Dhritarashtra and Gandhari's marriage is off to a good start. The devoted young bride has resolved to forever covering her eyes with a blindfold so that she is deprived of whatever her husband is deprived of. Pandu is also enjoying his two sexually expert wives. While enjoying sexual congress with both at once, he suffers a "massive coronary thrombosis" and is prohibited from ever again engaging in sexual intercourse. Pandu joins Gangaji's movement and instructs his wives to seek other sexual partners so that they may still bear him heirs. Kunti reveals that in her youth she bore Hyperion Helios's child but sent the baby boy down the river in a basket.

Gandhari the Grim gives birth not to a hundred sons, but to one daughter, Priya Duryodhani, who is to be the equivalent of a thousand sons.

===The Fourth Book:- A Raj Quartet===
Counterpart to the Mahabharatas "Book of Virata." The title of this section alludes to Paul Scott's Raj Quartet.

Hastinapur is annexed to the British Presidency of Marabar (an allusion to the "Marabar Caves," which figure prominently in A Passage to India). The people of Hastinapur are milling in the streets, threatening revolt. There is a rumour that Gangaji will address a rally at the Bibighar Gardens (an allusion to the "Bibighar," which figures prominently in A Jewel in the Crown). Heaslop counsels Sir Richard to let passions dissipate on their own, but Sir Richard instead calls in Colonel Rudyard and the Fifth Baluch, which starts firing on the unarmed gathering in the Bibighar Gardens. Almost 400 people are killed and more than a thousand are injured.

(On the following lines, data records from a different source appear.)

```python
def mlp_fused(x, delta, wt, ln_u, ln_cb, b2, qkv=None):
    x = _dev(x, torch.float32, "x")
    delta = _dev(delta, torch.bfloat16, "delta")
    wt = _dev(wt, torch.bfloat16, "Wt")
    M, d = x.shape
    F = ln_u.numel()
    Mp = (M + 127) // 128 * 128
    if qkv is not None:
        x = x.clone()
    x_out = torch.empty_like(x)
    f = lambda t: _dev(t, torch.float32)
    u, cb, b2 = f(ln_u), f(ln_cb), f(b2)
    if qkv is None:
        c = torch.empty((Mp, d), dtype=torch.bfloat16, device=x.device)
        qu = qc = qo = None
        NQ = 0
    else:
        qu, qc = f(qkv[0]), f(qkv[1])
        NQ = qu.numel()
        qo = torch.empty((Mp, NQ), dtype=torch.bfloat16, device=x.device)
        c = None
    with torch.cuda.device(x.device):
        check(lib().gww_mlp_fused_bf16(x.data_ptr(), delta.data_ptr(), x_out.data_ptr(), u.data_ptr(), cb.data_ptr(),
                                       wt.data_ptr(), b2.data_ptr(), c.data_ptr() if c is not None else None, M, d, F,
                                       qu.data_ptr() if qu is not None else None,
                                       qc.data_ptr() if qc is not None else None,
                                       qo.data_ptr() if qo is not None else None, NQ, _stream()),
              "gww_mlp_fused_bf16")
    return ((c if qkv is None else qo)[:M], x_out if qkv is None else x)


def attention(qkv: torch.Tensor, n_heads: int) -> torch.Tensor:
    bf = qkv.dtype == torch.bfloat16
    qkv = _dev(qkv, torch.bfloat16 if bf else torch.float32, "qkv")
    B, T, d3 = qkv.shape
    d = d3 // 3
    if d != n_heads * 64:
        raise _lib.GwwError(f"attention: d={d} != n_heads*64")
    ctx = torch.empty((B, T, d), dtype=qkv.dtype, device=qkv.device)
    fn = lib().gww_attention_bf16 if bf else lib().gww_attention_f32
    with torch.cuda.device(qkv.device):
        check(fn(qkv.data_ptr(), ctx.data_ptr(), B, T, n_heads, _stream()), "gww_attention")
    return ctx


def attention_log2q(qkv: torch.Tensor, n_heads: int, want_lse: bool = False):
    qkv = _dev(qkv, torch.bfloat16, "qkv")
    B, T, d3 = qkv.shape
    if d3 != 3 * n_heads * 64:
        raise _lib.GwwError(f"attention: d={d3 // 3} != n_heads*64")
    ctx = torch.empty((B, T, d3 // 3), dtype=torch.bfloat16, device=qkv.device)
    lse = torch.empty((B, n_heads, T), dtype=torch.float32, device=qkv.device) if want_lse else None
    with torch.cuda.device(qkv.device):
        check(lib().gww_attention_log2q_bf16(qkv.data_ptr(), ctx.data_ptr(), lse.data_ptr() if want_lse else None, B, T,
                                             n_heads, _stream()), "gww_attention_log2q_bf16")
    return (ctx, lse) if want_lse else ctx


def attention_probs(qkv: torch.Tensor, n_heads: int, q_log2: bool = False) -> torch.Tensor:
    bf = qkv.dtype == torch.bfloat16
    qkv = _dev(qkv, torch.bfloat16 if bf else torch.float32, "qkv")
    B, T, d3 = qkv.shape
    if d3 != 3 * n_heads * 64:
        raise _lib.GwwError(f"attention_probs: d={d3 // 3} != n_heads*64")
    probs = torch.empty((B, n_heads, T, T), dtype=torch.float32, device=qkv.device)
    with torch.cuda.device(qkv.device):
        if bf:
            check(lib().gww_attention_probs_bf16(qkv.data_ptr(), int(bool(q_log2)), probs.data_ptr(), B, T, n_heads,
                                                 _stream()), "gww_attention_probs_bf16")
        elif q_log2:
            raise _lib.GwwError("attention_probs: q in log2 units is a bf16-path convention")
        else:
            check(lib().gww_attention_probs_f32(qkv.data_ptr(), probs.data_ptr(), B, T, n_heads, _stream()),
                  "gww_attention_probs_f32")
    return probs


def dora_merge(w0: torch.Tensor, a: torch.Tensor, b: torch.Tensor, m: torch.Tensor, scaling: float,
               return_norm: bool = False):
    w0 = _dev(w0, torch.float32, "w0")
    d_out, d_in = w0.shape
    r = a.shape[0]
    out = torch.empty_like(w0)
    nrm = torch.empty((d_out,), dtype=torch.float32, device=w0.device)
    with torch.cuda.device(w0.device):
        check(lib().gww_dora_merge_f32(w0.data_ptr(), _dev(a, torch.float32).data_ptr(),
                                       _dev(b, torch.float32).data_ptr(), _dev(m, torch.float32).data_ptr(),
                                       float(scaling), d_out, d_in, r, out.data_ptr(), nrm.data_ptr(), _stream()),
              "gww_dora_merge_f32")
    return (out, nrm) if return_norm else out


def conv1_gelu(mel: torch.Tensor, weight: torch.Tensor, bias: torch.Tensor) -> torch.Tensor:
    mel = _dev(mel, torch.float32, "mel")
    weight, bias = _dev(weight, torch.float32, "weight"), _dev(bias, torch.float32, "bias")
    B, C_, T = mel.shape
    d = weight.shape[0]
    if C_ != 80 or tuple(weight.shape) != (d, 80, 3) or tuple(bias.shape) != (d,):
        raise _lib.GwwError(f"conv1_gelu: mel {tuple(mel.shape)}, weight {tuple(weight.shape)}, bias {tuple(bias.shape)}")
    scratch = torch.empty((d, 256), dtype=torch.bfloat16, device=mel.device)
    out = torch.empty((B, T + 2, d), dtype=torch.bfloat16, device=mel.device)
    with torch.cuda.device(mel.device):
        check(lib().gww_conv1_gelu_bf16(mel.data_ptr(), weight.data_ptr(), bias.data_ptr(), scratch.data_ptr(), out.data_ptr(),
                                        B, T, d, _stream()), "gww_conv1_gelu_bf16")
    return out


def dora_merge_batch(items, return_norm: bool = True):
# ... 992 lines not shown
```

### include/gww.h

```cpp
#ifndef GWW_H
#define GWW_H

#include <stddef.h>
#include <stdint.h>

#ifdef __cplusplus
extern "C" {
#endif

#define GWW_VERSION 107

#define GWW_OK 0
#define GWW_ERR_ARG (-1)
#define GWW_ERR_HIP (-2)
#define GWW_ERR_WORKSPACE (-3)
#define GWW_ERR_STATE (-4)

#define GWW_PREC_BF16 0
#define GWW_PREC_F32 1

int gww_version(void);
const char* gww_last_error(void);

typedef struct gww_frontend gww_frontend;
// ... 7 lines not shown

typedef struct {
  int d_model;
  int n_layers;
  int n_heads;
  int ffn;
  int n_mels;
  int t_in;
} gww_enc_cfg;

typedef struct {
  const float* conv1_w; const float* conv1_b;
  const float* conv2_w; const float* conv2_b;
  const float* pos;
  const float* ln_w; const float* ln_b;
} gww_enc_globals;

typedef struct {
  const float* ln1_w; const float* ln1_b;
  const float* q_w; const float* q_b;
  const float* k_w;
  const float* v_w; const float* v_b;
  const float* o_w; const float* o_b;
  const float* ln2_w; const float* ln2_b;
  const float* fc1_w; const float* fc1_b;
  const float* fc2_w; const float* fc2_b;
} gww_enc_layer;

typedef struct gww_encoder gww_encoder;

int gww_encoder_create(const gww_enc_cfg* cfg, gww_encoder** out);
void gww_encoder_destroy(gww_encoder* enc);
int gww_encoder_set_weights(gww_encoder* enc, const gww_enc_globals* g,
                            const gww_enc_layer* layers, int n_layers, void* stream);
int gww_encoder_update_weights(gww_encoder* enc, const gww_enc_globals* globals_or_null,
                               const gww_enc_layer* layers, int n_layers, const unsigned* layer_dirty,
                               void* stream);
size_t gww_encoder_workspace_bytes(const gww_encoder* enc, int batch, int precision);
int gww_encoder_forward(gww_encoder* enc, const float* mel, int batch, int precision,
                        void* workspace, size_t workspace_bytes,
                        float* last_hidden, float* last_token, void* stream);
int gww_encoder_forward_outputs(gww_encoder* enc, const float* mel, int batch, int precision,
                                void* workspace, size_t workspace_bytes, float* last_hidden,
                                float* hidden_slab, float* attn_slab, void* stream);

int gww_encoder_set_split(gww_encoder* enc, int on);
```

After the Bibighar Gardens Massacre, Colonel Rudyard is retired with a half-million pound pension. An unnamed Nobel Prize-winning poet (an allusion to Rabindranath Tagore) returns his knighthood. Gangaji kicks off the Quit India Movement (an allusion to the Quit India Movement started by Mahatma Gandhi). Bungling assassins kill a Professor Kipling instead of Colonel Rudyard. This Professor Kipling was the racist teacher whom a young Pandu had struck, resulting in the end of Pandu's formal education.

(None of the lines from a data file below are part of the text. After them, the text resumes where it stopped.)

# CPJKU/beat_this

Hardware: NVIDIA H100
Metric: clips/sec (30 s audio->beats, final0) (higher is better)
Workload: dtype f16

## Files before the change

### beat_this_b200/csrc/kernels_attn.cu

```cuda
#include <cstdio>

#include "tc_common.cuh"

namespace bt {

constexpr int AT_BQ = 128;
constexpr int AT_BKV = 64;
constexpr int AT_NST = 4;
constexpr int AT_WARPS = 8;
constexpr int AT_THREADS = 32 * (AT_WARPS + 1);
constexpr int AT_SQ = AT_BQ * 64;
constexpr int AT_SKV = AT_BKV * 64;
constexpr int AT_SMEM = 1024 + AT_SQ + AT_NST * 2 * AT_SKV + 128;

constexpr uint32_t AT_POLY_MASK = 0x52u;

__device__ __forceinline__ uint32_t sw64_off(int r, int c) {
  return static_cast<uint32_t>(r * 64 + ((c ^ ((r >> 1) & 3)) << 4));
}

__global__ void __launch_bounds__(AT_THREADS, 2)
attn_time_kernel(const __grid_constant__ CUtensorMap tmQ, const __grid_constant__ CUtensorMap tmKV,
                 const float* __restrict__ gates, h16* __restrict__ out, int L, int heads,
                 const ChunkSrc* __restrict__ chunks, int seqs_per_chunk) {
  extern __shared__ uint8_t smem_raw[];
  const uint32_t sbase = (smem_u32(smem_raw) + 1023u) & ~1023u;
  const uint32_t sQ = sbase;
  const uint32_t sK = sQ + AT_SQ;
  const uint32_t sV = sK + AT_NST * AT_SKV;
  const uint32_t bar_q = sV + AT_NST * AT_SKV;
  const uint32_t full = bar_q + 8;
  const uint32_t empty = full + 8 * AT_NST;

  const int warp = threadIdx.x >> 5, lane = threadIdx.x & 31;
  const int q0 = blockIdx.x * AT_BQ;
  const int h = blockIdx.y;
  const int seq = blockIdx.z;
  const int C = heads * 32;
  const int Lk = chunks ? chunks[seq / seqs_per_chunk].len : L;
  const int nkv = ceil_div(Lk, AT_BKV);

  if (threadIdx.x == 0) {
    asm volatile("mbarrier.init.shared::cta.b64 [%0], %1;" ::"r"(bar_q), "r"(1));
    for (int i = 0; i < AT_NST; ++i) {
      asm volatile("mbarrier.init.shared::cta.b64 [%0], %1;" ::"r"(full + 8 * i), "r"(1));
      asm volatile("mbarrier.init.shared::cta.b64 [%0], %1;" ::"r"(empty + 8 * i), "r"(AT_WARPS));
    }
    fence_barrier_init();
  }
  __syncthreads();

  if (warp == AT_WARPS) {
    if (lane == 0) {
      tma_prefetch_desc(&tmQ);
      tma_prefetch_desc(&tmKV);
      mbar_expect_tx_a(bar_q, AT_SQ);
      tma_load_3d_a(sQ, &tmQ, bar_q, h * 32, q0, seq);
      for (int j = 0; j < nkv; ++j) {
        const int st = j % AT_NST;
        if (j >= AT_NST) mbar_wait_a(empty + 8 * st, ((j / AT_NST) - 1) & 1);
        mbar_expect_tx_a(full + 8 * st, 2 * AT_SKV);
        tma_load_3d_a(sK + st * AT_SKV, &tmKV, full + 8 * st, C + h * 32, j * AT_BKV, seq);
        tma_load_3d_a(sV + st * AT_SKV, &tmKV, full + 8 * st, 2 * C + h * 32, j * AT_BKV, seq);
      }
    }
    return;
  }

  const int r0 = warp * 16;
  mbar_wait_a(bar_q, 0);
  uint32_t qa[2][4];
#pragma unroll
  for (int ks = 0; ks < 2; ++ks) ldmatrix_x4(sQ + sw64_off(r0 + (lane & 15), 2 * ks + (lane >> 4)), qa[ks]);

  float o[4][4];
#pragma unroll
  for (int d = 0; d < 4; ++d) o[d][0] = o[d][1] = o[d][2] = o[d][3] = 0.f;
  float m_run[2] = {-INFINITY, -INFINITY}, l_run[2] = {0.f, 0.f};
  for (int j = 0; j < nkv; ++j) {
    const int st = j % AT_NST;
    mbar_wait_a(full + 8 * st, (j / AT_NST) & 1);
    const uint32_t kb = sK + st * AT_SKV, vb = sV + st * AT_SKV;
    float s[8][4];
#pragma unroll
    for (int nb = 0; nb < 8; ++nb) {
      s[nb][0] = s[nb][1] = s[nb][2] = s[nb][3] = 0.f;
      uint32_t kf[4];
      ldmatrix_x4(kb + sw64_off(nb * 8 + (lane & 7), lane >> 3), kf);
      mma_16816(s[nb], qa[0], kf[0], kf[1]);
      mma_16816(s[nb], qa[1], kf[2], kf[3]);
    }
    if (j == nkv - 1) {
      const int lim = Lk - j * AT_BKV;
#pragma unroll
      for (int nb = 0; nb < 8; ++nb) {
        const int key = nb * 8 + 2 * (lane & 3);
        if (key >= lim) s[nb][0] = s[nb][2] = -INFINITY;
        if (key + 1 >= lim) s[nb][1] = s[nb][3] = -INFINITY;
      }
    }
    float mx[2] = {-INFINITY, -INFINITY};
#pragma unroll
    for (int nb = 0; nb < 8; ++nb) {
      mx[0] = fmaxf(mx[0], fmaxf(s[nb][0], s[nb][1]));
      mx[1] = fmaxf(mx[1], fmaxf(s[nb][2], s[nb][3]));
    }
    float mref[2], alpha[2];
#pragma unroll
    for (int r = 0; r < 2; ++r) {
      mx[r] = fmaxf(mx[r], __shfl_xor_sync(0xffffffffu, mx[r], 1));
      mx[r] = fmaxf(mx[r], __shfl_xor_sync(0xffffffffu, mx[r], 2));
      mref[r] = fmaxf(m_run[r], mx[r]);
      alpha[r] = ex2_approx(m_run[r] - mref[r]);
      m_run[r] = mref[r];
      l_run[r] *= alpha[r];
    }
#pragma unroll
    for (int d = 0; d < 4; ++d) {
      o[d][0] *= alpha[0]; o[d][1] *= alpha[0];
      o[d][2] *= alpha[1]; o[d][3] *= alpha[1];
    }
    uint32_t pa[4][4];
#pragma unroll
    for (int nb = 0; nb < 8; ++nb) {
      float p[4];
#pragma unroll
      for (int i = 0; i < 4; ++i) {
        const float x = s[nb][i] - mref[i >> 1];
        p[i] = ((AT_POLY_MASK >> nb) & 1u) ? ex2_poly(x) : ex2_approx(x);
      }
      l_run[0] += p[0] + p[1];
      l_run[1] += p[2] + p[3];
      pa[nb >> 1][(nb & 1) * 2] = pack_h16x2(p[0], p[1]);
      pa[nb >> 1][(nb & 1) * 2 + 1] = pack_h16x2(p[2], p[3]);
    }
#pragma unroll
    for (int kk = 0; kk < 4; ++kk) {
      const int key = kk * 16 + (lane & 7) + ((lane >> 3) & 1) * 8;
#pragma unroll
      for (int dp = 0; dp < 2; ++dp) {
        uint32_t vf[4];
        ldmatrix_x4_trans(vb + sw64_off(key, 2 * dp + (lane >> 4)), vf);
        mma_16816(o[2 * dp], pa[kk], vf[0], vf[1]);
        mma_16816(o[2 * dp + 1], pa[kk], vf[2], vf[3]);
      }
    }
    __syncwarp();
    if (lane == 0) mbar_arrive_a(empty + 8 * st);
  }
#pragma unroll
  for (int r = 0; r < 2; ++r) {
    l_run[r] += __shfl_xor_sync(0xffffffffu, l_run[r], 1);
    l_run[r] += __shfl_xor_sync(0xffffffffu, l_run[r], 2);
  }
#pragma unroll
  for (int r = 0; r < 2; ++r) {
    const int q = q0 + r0 + (lane >> 2) + 8 * r;
    if (q < L) {
      const int64_t m = static_cast<int64_t>(seq) * L + q;
      const float gsc = gates[m * heads + h] / l_run[r];
      h16* dst = out + m * C + h * 32 + 2 * (lane & 3);
#pragma unroll
      for (int d = 0; d < 4; ++d)
        *reinterpret_cast<uint32_t*>(dst + 8 * d) = pack_h16x2(o[d][2 * r] * gsc, o[d][2 * r + 1] * gsc);
    }
  }
}

struct TcAttnPlan {
  CUtensorMap tmQ;
  CUtensorMap tmKV;
  int seqs, L, heads;
};

TcAttnPlan* tc_attn_plan_create(const void* qkv, int seqs, int L, int heads, char* err, int errlen) {
  TcAttnPlan* p = new TcAttnPlan();
  p->seqs = seqs; p->L = L; p->heads = heads;
  const int C = heads * 32;
  const uint64_t dims[3] = {static_cast<uint64_t>(3 * C), static_cast<uint64_t>(L), static_cast<uint64_t>(seqs)};
  const uint64_t strides[2] = {static_cast<uint64_t>(3 * C) * 2, static_cast<uint64_t>(L) * 3 * C * 2};
  const uint32_t box_q[3] = {32, AT_BQ, 1};
  const uint32_t box_kv[3] = {32, AT_BKV, 1};
  if (!make_tmap(&p->tmQ, qkv, 3, dims, strides, box_q, 64, err, errlen) ||
      !make_tmap(&p->tmKV, qkv, 3, dims, strides, box_kv, 64, err, errlen)) {
    delete p;
    return nullptr;
  }
  return p;
}
void tc_attn_plan_destroy(TcAttnPlan* p) { delete p; }

void launch_attn_time_tc(const TcAttnPlan* p, const float* gates, void* out, cudaStream_t st, const ChunkSrc* chunks,
                         int seqs_per_chunk) {
  dim3 grid(ceil_div(p->L, AT_BQ), p->heads, p->seqs);
  attn_time_kernel<<<grid, AT_THREADS, AT_SMEM, st>>>(p->tmQ, p->tmKV, gates, reinterpret_cast<h16*>(out), p->L, p->heads,
                                                      chunks, seqs_per_chunk);
}

int tc_init_attn(char* err, int errlen) {
  const cudaError_t r = cudaFuncSetAttribute(attn_time_kernel, cudaFuncAttributeMaxDynamicSharedMemorySize, AT_SMEM);
  if (r != cudaSuccess) {
    snprintf(err, errlen, "cudaFuncSetAttribute(attn_time_kernel) failed: %s", cudaGetErrorString(r));
    return -1;
  }
  return 0;
}

}
```

Baseline: 747.2.

## Fold TMA producer into consumer warp and precompute swizzled smem offsets

Removes the dedicated producer warp. Thread 0 now issues the first NST K/V loads up front, then refills one stage per iteration after waiting on the empty barrier, which lowers the thread count per block. Swizzled ldmatrix offsets are hoisted out of the loop as per-lane constants. The row-max reduction becomes a tree, and the output rescale is skipped when no row's max changed. The risk is that thread 0's blocking wait on the empty barrier stalls warp 0's compute, and the warp-uniform branch adds divergence checks.

```diff
diff --git a/beat_this_b200/csrc/kernels_attn.cu b/beat_this_b200/csrc/kernels_attn.cu
--- a/beat_this_b200/csrc/kernels_attn.cu
+++ b/beat_this_b200/csrc/kernels_attn.cu
@@ -8,7 +8,7 @@
 constexpr int AT_BKV = 64;
 constexpr int AT_NST = 4;
 constexpr int AT_WARPS = 8;
-constexpr int AT_THREADS = 32 * (AT_WARPS + 1);
+constexpr int AT_THREADS = 32 * AT_WARPS;
 constexpr int AT_SQ = AT_BQ * 64;
 constexpr int AT_SKV = AT_BKV * 64;
 constexpr int AT_SMEM = 1024 + AT_SQ + AT_NST * 2 * AT_SKV + 128;
@@ -39,54 +39,57 @@
   const int C = heads * 32;
   const int Lk = chunks ? chunks[seq / seqs_per_chunk].len : L;
   const int nkv = ceil_div(Lk, AT_BKV);
-
-  if (threadIdx.x == 0) {
+  const bool producer = threadIdx.x == 0;
+  auto load_kv = [&](int j) {
+    const int st = j % AT_NST;
+    mbar_expect_tx_a(full + 8 * st, 2 * AT_SKV);
+    tma_load_3d_a(sK + st * AT_SKV, &tmKV, full + 8 * st, C + h * 32, j * AT_BKV, seq);
+    tma_load_3d_a(sV + st * AT_SKV, &tmKV, full + 8 * st, 2 * C + h * 32, j * AT_BKV, seq);
+  };
+
+  if (producer) {
     asm volatile("mbarrier.init.shared::cta.b64 [%0], %1;" ::"r"(bar_q), "r"(1));
     for (int i = 0; i < AT_NST; ++i) {
       asm volatile("mbarrier.init.shared::cta.b64 [%0], %1;" ::"r"(full + 8 * i), "r"(1));
       asm volatile("mbarrier.init.shared::cta.b64 [%0], %1;" ::"r"(empty + 8 * i), "r"(AT_WARPS));
     }
     fence_barrier_init();
+    tma_prefetch_desc(&tmQ);
+    tma_prefetch_desc(&tmKV);
+    mbar_expect_tx_a(bar_q, AT_SQ);
+    tma_load_3d_a(sQ, &tmQ, bar_q, h * 32, q0, seq);
+    for (int j = 0; j < AT_NST && j < nkv; ++j) load_kv(j);
   }
   __syncthreads();
-
-  if (warp == AT_WARPS) {
-    if (lane == 0) {
-      tma_prefetch_desc(&tmQ);
-      tma_prefetch_desc(&tmKV);
-      mbar_expect_tx_a(bar_q, AT_SQ);
-      tma_load_3d_a(sQ, &tmQ, bar_q, h * 32, q0, seq);
-      for (int j = 0; j < nkv; ++j) {
-        const int st = j % AT_NST;
-        if (j >= AT_NST) mbar_wait_a(empty + 8 * st, ((j / AT_NST) - 1) & 1);
-        mbar_expect_tx_a(full + 8 * st, 2 * AT_SKV);
-        tma_load_3d_a(sK + st * AT_SKV, &tmKV, full + 8 * st, C + h * 32, j * AT_BKV, seq);
-        tma_load_3d_a(sV + st * AT_SKV, &tmKV, full + 8 * st, 2 * C + h * 32, j * AT_BKV, seq);
-      }
-    }
-    return;
-  }
 
   const int r0 = warp * 16;
   mbar_wait_a(bar_q, 0);
   uint32_t qa[2][4];
 #pragma unroll
   for (int ks = 0; ks < 2; ++ks) ldmatrix_x4(sQ + sw64_off(r0 + (lane & 15), 2 * ks + (lane >> 4)), qa[ks]);
+  uint32_t koff = sw64_off(lane & 7, lane >> 3);
+  const int vrow = (lane & 7) + ((lane >> 3) & 1) * 8;
+  uint32_t voff[2] = {sw64_off(vrow, lane >> 4), sw64_off(vrow, 2 + (lane >> 4))};
 
   float o[4][4];
 #pragma unroll
   for (int d = 0; d < 4; ++d) o[d][0] = o[d][1] = o[d][2] = o[d][3] = 0.f;
   float m_run[2] = {-INFINITY, -INFINITY}, l_run[2] = {0.f, 0.f};
   for (int j = 0; j < nkv; ++j) {
+    asm volatile("" : "+r"(koff), "+r"(voff[0]), "+r"(voff[1]));
+    if (producer && j > 0 && j + AT_NST - 1 < nkv) {
+      mbar_wait_a(empty + 8 * ((j - 1) % AT_NST), ((j - 1) / AT_NST) & 1);
+      load_kv(j + AT_NST - 1);
+    }
     const int st = j % AT_NST;
     mbar_wait_a(full + 8 * st, (j / AT_NST) & 1);
-    const uint32_t kb = sK + st * AT_SKV, vb = sV + st * AT_SKV;
+    const uint32_t kb = sK + st * AT_SKV + koff, vb = sV + st * AT_SKV;
     float s[8][4];
 #pragma unroll
     for (int nb = 0; nb < 8; ++nb) {
       s[nb][0] = s[nb][1] = s[nb][2] = s[nb][3] = 0.f;
       uint32_t kf[4];
-      ldmatrix_x4(kb + sw64_off(nb * 8 + (lane & 7), lane >> 3), kf);
+      ldmatrix_x4(kb + nb * 512, kf);
       mma_16816(s[nb], qa[0], kf[0], kf[1]);
       mma_16816(s[nb], qa[1], kf[2], kf[3]);
     }
@@ -99,26 +102,30 @@
         if (key + 1 >= lim) s[nb][1] = s[nb][3] = -INFINITY;
       }
     }
-    float mx[2] = {-INFINITY, -INFINITY};
+    float t[2][8];
 #pragma unroll
     for (int nb = 0; nb < 8; ++nb) {
-      mx[0] = fmaxf(mx[0], fmaxf(s[nb][0], s[nb][1]));
-      mx[1] = fmaxf(mx[1], fmaxf(s[nb][2], s[nb][3]));
+      t[0][nb] = fmaxf(s[nb][0], s[nb][1]);
+      t[1][nb] = fmaxf(s[nb][2], s[nb][3]);
     }
     float mref[2], alpha[2];
 #pragma unroll
     for (int r = 0; r < 2; ++r) {
-      mx[r] = fmaxf(mx[r], __shfl_xor_sync(0xffffffffu, mx[r], 1));
-      mx[r] = fmaxf(mx[r], __shfl_xor_sync(0xffffffffu, mx[r], 2));
-      mref[r] = fmaxf(m_run[r], mx[r]);
+#pragma unroll
+      for (int i = 0; i < 4; ++i) t[r][i] = fmaxf(t[r][i], t[r][i + 4]);
+      float mx = fmaxf(fmaxf(t[r][0], t[r][2]), fmaxf(t[r][1], t[r][3]));
+      mx = fmaxf(mx, __shfl_xor_sync(0xffffffffu, mx, 1));
+      mx = fmaxf(mx, __shfl_xor_sync(0xffffffffu, mx, 2));
+      mref[r] = fmaxf(m_run[r], mx);
       alpha[r] = ex2_approx(m_run[r] - mref[r]);
       m_run[r] = mref[r];
-      l_run[r] *= alpha[r];
-    }
-#pragma unroll
-    for (int d = 0; d < 4; ++d) {
-      o[d][0] *= alpha[0]; o[d][1] *= alpha[0];
-      o[d][2] *= alpha[1]; o[d][3] *= alpha[1];
+    }
+    if (__any_sync(0xffffffffu, alpha[0] != 1.f || alpha[1] != 1.f)) {
+#pragma unroll
+      for (int d = 0; d < 4; ++d) {
+        o[d][0] *= alpha[0]; o[d][1] *= alpha[0];
+        o[d][2] *= alpha[1]; o[d][3] *= alpha[1];
+      }
     }
     uint32_t pa[4][4];
 #pragma unroll
@@ -129,18 +136,17 @@
         const float x = s[nb][i] - mref[i >> 1];
         p[i] = ((AT_POLY_MASK >> nb) & 1u) ? ex2_poly(x) : ex2_approx(x);
       }
-      l_run[0] += p[0] + p[1];
-      l_run[1] += p[2] + p[3];
+      l_run[0] = nb == 0 ? fmaf(l_run[0], alpha[0], p[0] + p[1]) : l_run[0] + (p[0] + p[1]);
+      l_run[1] = nb == 0 ? fmaf(l_run[1], alpha[1], p[2] + p[3]) : l_run[1] + (p[2] + p[3]);
       pa[nb >> 1][(nb & 1) * 2] = pack_h16x2(p[0], p[1]);
       pa[nb >> 1][(nb & 1) * 2 + 1] = pack_h16x2(p[2], p[3]);
     }
 #pragma unroll
     for (int kk = 0; kk < 4; ++kk) {
-      const int key = kk * 16 + (lane & 7) + ((lane >> 3) & 1) * 8;
 #pragma unroll
       for (int dp = 0; dp < 2; ++dp) {
         uint32_t vf[4];
-        ldmatrix_x4_trans(vb + sw64_off(key, 2 * dp + (lane >> 4)), vf);
+        ldmatrix_x4_trans(vb + voff[dp] + kk * 1024, vf);
         mma_16816(o[2 * dp], pa[kk], vf[0], vf[1]);
         mma_16816(o[2 * dp + 1], pa[kk], vf[2], vf[3]);
       }
```

Result: faster. 775.9, median of 6 (+3.8%).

Vidur resigns from the civil service but Gangaji and Dhritarashtra order him to rescind his resignation. Dhritarashtra becomes head of the Kaurava Party and Pandu becomes the party's chief organiser.

Kunti bears the sons of Dharma (a young magistrate), Major Vayu of the palace guard, and Devendra Yogi: Yudhistir, Bhim the Brave, and Arjun. Exhausted, Kunti calls a halt to the cuckolding and Madri begs to be permitted to take up the torch. She has an affair with the twins Ashvin and Ashwin and bears the twin sons Nakul and Sahadev.

===The Fifth Book:- The Powers of Silence===
Counterpart to the Mahabharatas "Book of War Preparations." The title of this section alludes to Paul Scott's The Towers of Silence.

During an epidemic, a Sarah Moore persuades her brother, the manager of a jute mill in Budge Budge, near Calcutta, to offer the mill workers a bonus. After the epidemic, the workers refuse to give up the bonus and are locked out. Sarahbehn enlists Gangaji's aid and Gangaji embarks on his first protest fast. The British Raj directs the Mill Owners' Association to give in.

===The Sixth Book:- Forbidden Fruit===
Counterpart to the Mahabharatas "Book of Bhishma."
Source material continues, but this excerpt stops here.